-- Try it --
Locate the string "class" in the listing below. Copy every line where it is found.

------------------------------------------------

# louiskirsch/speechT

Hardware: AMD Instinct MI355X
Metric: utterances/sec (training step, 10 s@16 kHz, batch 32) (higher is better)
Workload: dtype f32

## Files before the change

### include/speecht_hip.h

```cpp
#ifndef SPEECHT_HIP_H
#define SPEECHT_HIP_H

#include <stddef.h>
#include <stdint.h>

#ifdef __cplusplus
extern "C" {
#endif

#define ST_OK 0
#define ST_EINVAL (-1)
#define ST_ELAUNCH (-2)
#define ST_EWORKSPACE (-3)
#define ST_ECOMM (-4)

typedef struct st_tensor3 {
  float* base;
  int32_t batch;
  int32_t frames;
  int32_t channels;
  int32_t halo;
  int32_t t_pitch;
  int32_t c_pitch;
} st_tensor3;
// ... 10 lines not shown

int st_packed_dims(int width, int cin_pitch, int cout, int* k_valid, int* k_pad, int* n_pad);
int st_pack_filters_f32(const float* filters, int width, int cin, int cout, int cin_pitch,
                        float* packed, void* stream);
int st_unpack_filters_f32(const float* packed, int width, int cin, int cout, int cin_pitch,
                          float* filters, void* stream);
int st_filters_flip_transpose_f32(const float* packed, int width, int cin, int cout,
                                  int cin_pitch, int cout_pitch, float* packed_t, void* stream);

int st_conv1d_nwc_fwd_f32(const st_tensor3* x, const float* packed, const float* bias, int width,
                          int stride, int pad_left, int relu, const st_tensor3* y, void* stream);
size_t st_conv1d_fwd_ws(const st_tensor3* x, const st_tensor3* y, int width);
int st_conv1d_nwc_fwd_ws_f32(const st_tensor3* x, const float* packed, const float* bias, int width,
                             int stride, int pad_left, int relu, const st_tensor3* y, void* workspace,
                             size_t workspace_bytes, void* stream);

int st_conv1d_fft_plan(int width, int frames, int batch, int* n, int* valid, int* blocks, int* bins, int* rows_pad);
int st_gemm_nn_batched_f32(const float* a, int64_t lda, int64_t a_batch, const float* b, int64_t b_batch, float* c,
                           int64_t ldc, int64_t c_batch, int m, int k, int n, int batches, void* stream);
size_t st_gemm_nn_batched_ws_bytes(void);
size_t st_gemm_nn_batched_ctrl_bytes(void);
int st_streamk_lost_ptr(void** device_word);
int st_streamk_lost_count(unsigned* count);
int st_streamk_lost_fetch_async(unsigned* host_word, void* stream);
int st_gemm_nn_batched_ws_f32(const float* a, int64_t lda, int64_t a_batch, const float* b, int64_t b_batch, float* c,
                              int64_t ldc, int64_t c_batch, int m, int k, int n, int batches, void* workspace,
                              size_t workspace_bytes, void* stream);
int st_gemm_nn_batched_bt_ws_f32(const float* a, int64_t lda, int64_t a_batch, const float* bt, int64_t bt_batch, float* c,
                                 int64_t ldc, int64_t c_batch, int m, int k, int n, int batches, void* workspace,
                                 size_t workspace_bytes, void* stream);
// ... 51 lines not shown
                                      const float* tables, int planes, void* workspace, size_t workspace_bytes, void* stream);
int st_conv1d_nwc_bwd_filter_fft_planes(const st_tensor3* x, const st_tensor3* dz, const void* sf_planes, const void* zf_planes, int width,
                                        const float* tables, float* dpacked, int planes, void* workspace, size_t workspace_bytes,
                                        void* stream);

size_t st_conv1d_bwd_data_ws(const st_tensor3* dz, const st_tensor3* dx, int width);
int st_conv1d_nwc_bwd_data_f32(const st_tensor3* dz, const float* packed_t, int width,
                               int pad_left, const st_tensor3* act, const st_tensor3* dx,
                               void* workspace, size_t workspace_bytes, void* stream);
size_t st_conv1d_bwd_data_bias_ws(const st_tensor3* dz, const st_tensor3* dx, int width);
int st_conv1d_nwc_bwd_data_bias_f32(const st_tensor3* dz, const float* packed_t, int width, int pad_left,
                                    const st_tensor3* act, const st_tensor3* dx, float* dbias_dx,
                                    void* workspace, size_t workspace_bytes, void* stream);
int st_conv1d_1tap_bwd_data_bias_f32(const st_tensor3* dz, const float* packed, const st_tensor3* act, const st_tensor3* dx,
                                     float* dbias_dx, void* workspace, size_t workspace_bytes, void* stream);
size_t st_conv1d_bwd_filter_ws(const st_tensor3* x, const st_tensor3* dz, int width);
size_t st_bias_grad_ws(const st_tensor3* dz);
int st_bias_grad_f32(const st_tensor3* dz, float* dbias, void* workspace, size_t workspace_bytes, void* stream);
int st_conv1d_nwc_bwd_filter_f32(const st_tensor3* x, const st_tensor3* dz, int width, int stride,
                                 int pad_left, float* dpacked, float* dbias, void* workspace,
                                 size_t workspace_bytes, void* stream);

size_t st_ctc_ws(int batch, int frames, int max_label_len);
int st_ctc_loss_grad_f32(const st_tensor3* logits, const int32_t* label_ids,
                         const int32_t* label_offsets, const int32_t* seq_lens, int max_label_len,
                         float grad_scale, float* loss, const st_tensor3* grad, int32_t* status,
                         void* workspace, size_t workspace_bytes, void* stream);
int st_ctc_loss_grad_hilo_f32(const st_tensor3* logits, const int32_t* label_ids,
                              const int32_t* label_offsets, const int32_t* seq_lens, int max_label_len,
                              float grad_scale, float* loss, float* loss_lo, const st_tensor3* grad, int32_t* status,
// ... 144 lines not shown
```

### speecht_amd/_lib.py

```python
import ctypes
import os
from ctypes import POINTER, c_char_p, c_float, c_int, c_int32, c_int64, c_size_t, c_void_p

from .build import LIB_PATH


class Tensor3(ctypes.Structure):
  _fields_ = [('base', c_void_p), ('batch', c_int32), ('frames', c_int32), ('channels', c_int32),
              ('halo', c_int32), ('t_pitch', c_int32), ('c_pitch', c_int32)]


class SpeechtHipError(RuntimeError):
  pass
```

------------------------------------------------

-- Exercise solution --
class Tensor3(ctypes.Structure):
class SpeechtHipError(RuntimeError):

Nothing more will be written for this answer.